32. A computer implemented method of training, comprising:

obtaining a first set of image portions from an input image of tissue;

inputting image data of an image portion from the first set into a first model comprising a first convolutional neural network, the first model generating an indication of whether the image portion is associated with a biomarker; and

adapting the first model based on a label associated with the input image of tissue indicating whether the input image is associated with the biomarker.

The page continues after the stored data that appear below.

# VeeraKarthick609/ImageCaptioner

Hardware: NVIDIA B200
Metric: kd_train_samples_per_sec (higher is better)
Workload: dtype bf16

## Files before the change

### imagecaptioner_b200/_ops.py

```python
from __future__ import annotations

import ctypes
import os
from typing import List, Optional, Sequence

import torch

_HERE = os.path.dirname(os.path.abspath(__file__))
LIB_PATH = os.environ.get("B2C_LIB") or os.path.join(_HERE, "lib", "libb2c.so")

B2C_MAX_LAYERS = 4
B2C_F32, B2C_BF16 = 0, 1
B2C_WS_TRAIN, B2C_WS_DECODE, B2C_WS_ATTN, B2C_WS_REFINE, B2C_WS_PROJ = 0, 1, 2, 3, 4
ABI_VERSION = 5
B2C_BWD_DEFER_JOIN = 1

c_f32p = ctypes.c_void_p


class B2CShape(ctypes.Structure):
    _fields_ = [(n, ctypes.c_int32) for n in ("B", "T", "S", "E", "H", "L", "V")]


_PARAM_FIELDS = (
    [("embedding", c_f32p), ("attn_w", c_f32p), ("attn_b", c_f32p), ("comb_w", c_f32p), ("comb_b", c_f32p)]
    + [(n, c_f32p * B2C_MAX_LAYERS) for n in ("w_ih", "w_hh", "b_ih", "b_hh")]
    + [("out0_w", c_f32p), ("out0_b", c_f32p), ("out3_w", c_f32p), ("out3_b", c_f32p)]
)


# ... 148 lines not shown
    return st


def _master(params: Sequence[torch.Tensor]) -> List[torch.Tensor]:
    out = []
    for p in params:
        q = p.detach()
        if q.dtype != torch.float32 or not q.is_contiguous():
            q = q.float().contiguous()
        out.append(q)
    return out


class CallOptions:

    def __init__(self, grad_dest=None, defer_join=False, after_backward=None, seed_dev=None, background_ctas=0):
        self.grad_dest, self.defer_join, self.after_backward, self.seed_dev = grad_dest, defer_join, after_backward, seed_dev
        self.background_ctas = background_ctas
        self.join_pending = False


_NO_OPTIONS = CallOptions()


def _options(opts) -> CallOptions:
    return opts if opts is not None else _NO_OPTIONS


def _dropout(p, seed, opts) -> B2CDropout:
    sd = opts.seed_dev
    return B2CDropout(float(p), int(seed), sd.data_ptr() if (sd is not None and float(p) > 0) else None)

# ... 120 lines not shown
        ctx.mark_non_differentiable(attw)
        return logits, hid, attw

    @staticmethod
    def backward(ctx, dlogits, dhid, _dattw):
        lib = load_library()
        shape, code, drop, L, ws, f, cap, master, hid, attw, feats_dtype, pdtypes, opts = ctx.b2c
        cdt = f.dtype
        if dlogits is None:
            dlogits = torch.zeros(shape.T, shape.B, shape.V, dtype=cdt, device=f.device)
        dlogits = dlogits.to(cdt).contiguous()
        if dhid is not None:
            dhid = dhid.to(cdt).contiguous()
        grads, all_direct = _grad_buffers(ctx.b2c_params, master, opts)
        defer = opts.defer_join and all_direct and all(dt == torch.float32 for dt in pdtypes)
        dfeats = torch.empty(shape.B, shape.S, shape.E, dtype=torch.float32, device=f.device)
        prm = _fill_struct(B2CParams(), master, L)
        grd = _fill_struct(B2CGrads(), grads, L)
        _check(lib.b2c_decoder_backward(ctypes.byref(shape), ctypes.byref(prm), f.data_ptr(), cap.data_ptr(), hid.data_ptr(), attw.data_ptr(),
                                        dlogits.data_ptr(), _ptr(dhid), ctypes.byref(grd), dfeats.data_ptr(), ws.data_ptr(), ws.numel(),
                                        code, ctypes.byref(drop), B2C_BWD_DEFER_JOIN if defer else 0, _stream()),
               "b2c_decoder_backward")
        if defer:
            opts.join_pending = True
        if opts.after_backward is not None:
            opts.after_backward()
        grads = [g if g.dtype == dt else g.to(dt) for g, dt in zip(grads, pdtypes)]
        dfe = dfeats if feats_dtype == torch.float32 else dfeats.to(feats_dtype)
        return (dfe, None, None, None, None, None, None, None, None, *grads)


def greedy_decode(feats: torch.Tensor, params: Sequence[torch.Tensor], L: int, max_len: int, start_id: int, end_id: int,
                  compute_dtype: torch.dtype = torch.float32):
    lib = load_library()
    _require_cuda(feats, "image_features")
    B, S, E = feats.shape
# ... 339 lines not shown
```

### imagecaptioner_b200/csrc/api.cu

```cuda
#include <stdlib.h>
#include "gemm.cuh"
#include "loss_kernels.cuh"
#include "decoder_kernels.cuh"
#include "recurrent.cuh"
#include "recur_cluster.cuh"
#include "refine_kernels.cuh"
#include "mha_mma.cuh"
#include "optim_kernels.cuh"

using namespace b2c;

namespace {

constexpr int MAXL = B2C_MAX_LAYERS;
constexpr int COLSUM_RS = 160;

int check_device() {
  static int cached = 1;
  if (cached <= 0) return cached;
  int dev = 0;
  B2C_CUDA(cudaGetDevice(&dev));
  int major = 0;
  B2C_CUDA(cudaDeviceGetAttribute(&major, cudaDevAttrComputeCapabilityMajor, dev));
  if (major != 10) { cached = B2C_EARCH; return set_err(B2C_EARCH, "b2c kernels are built for sm_100a only; device has compute capability major %d", major); }
// ... 25 lines not shown
template <typename T> struct Weights {
  T *Wf, *Wh, *Wce, *Wcc, *W1, *W2, *Wih0, *We; T* Wcat[MAXL]; float* bcat[MAXL]; float* bx;
  T* Wuh;
  void carve(Carver& c, const B2CShape& s) {
    Wf = c.take<T>((size_t)s.E * s.E); Wh = c.take<T>((size_t)s.E * s.H);
    Wce = c.take<T>((size_t)s.E * s.E); Wcc = c.take<T>((size_t)s.E * s.E);
    W1 = c.take<T>((size_t)s.E * s.H); W2 = c.take<T>((size_t)s.V * s.E);
    Wih0 = c.take<T>((size_t)4 * s.H * s.E); We = c.take<T>((size_t)4 * s.H * s.E); bx = c.take<float>((size_t)4 * s.H);
    for (int k = 0; k < s.L; ++k) { Wcat[k] = c.take<T>((size_t)4 * s.H * (in_dim(s, k) + s.H)); bcat[k] = c.take<float>((size_t)4 * s.H); }
    Wuh = c.take<T>((size_t)(s.E + 4 * s.H) * s.H);
  }
};
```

33. A method according to claim 32, further comprising:

selecting a second set of one or more image portions from the first set of image portions based on the indication of whether the image portion is associated with a biomarker; and

determining an indication of whether the input image is associated with the biomarker from the second set of one or more image portions by inputting first data corresponding to the second set of image portions into a second model, and wherein the method further comprises adapting the second model based on the label associated with the input image of tissue indicating whether the input image is associated with the biomarker.

34. A system comprising a first model and a second model trained according to the method of claim 32.

35. A non-transitory computer readable storage medium comprising computer readable code configured to cause a computer to perform the method of claim 21.

36. A non-transitory computer readable storage medium comprising computer readable code configured to cause a computer to perform the method of claim 32.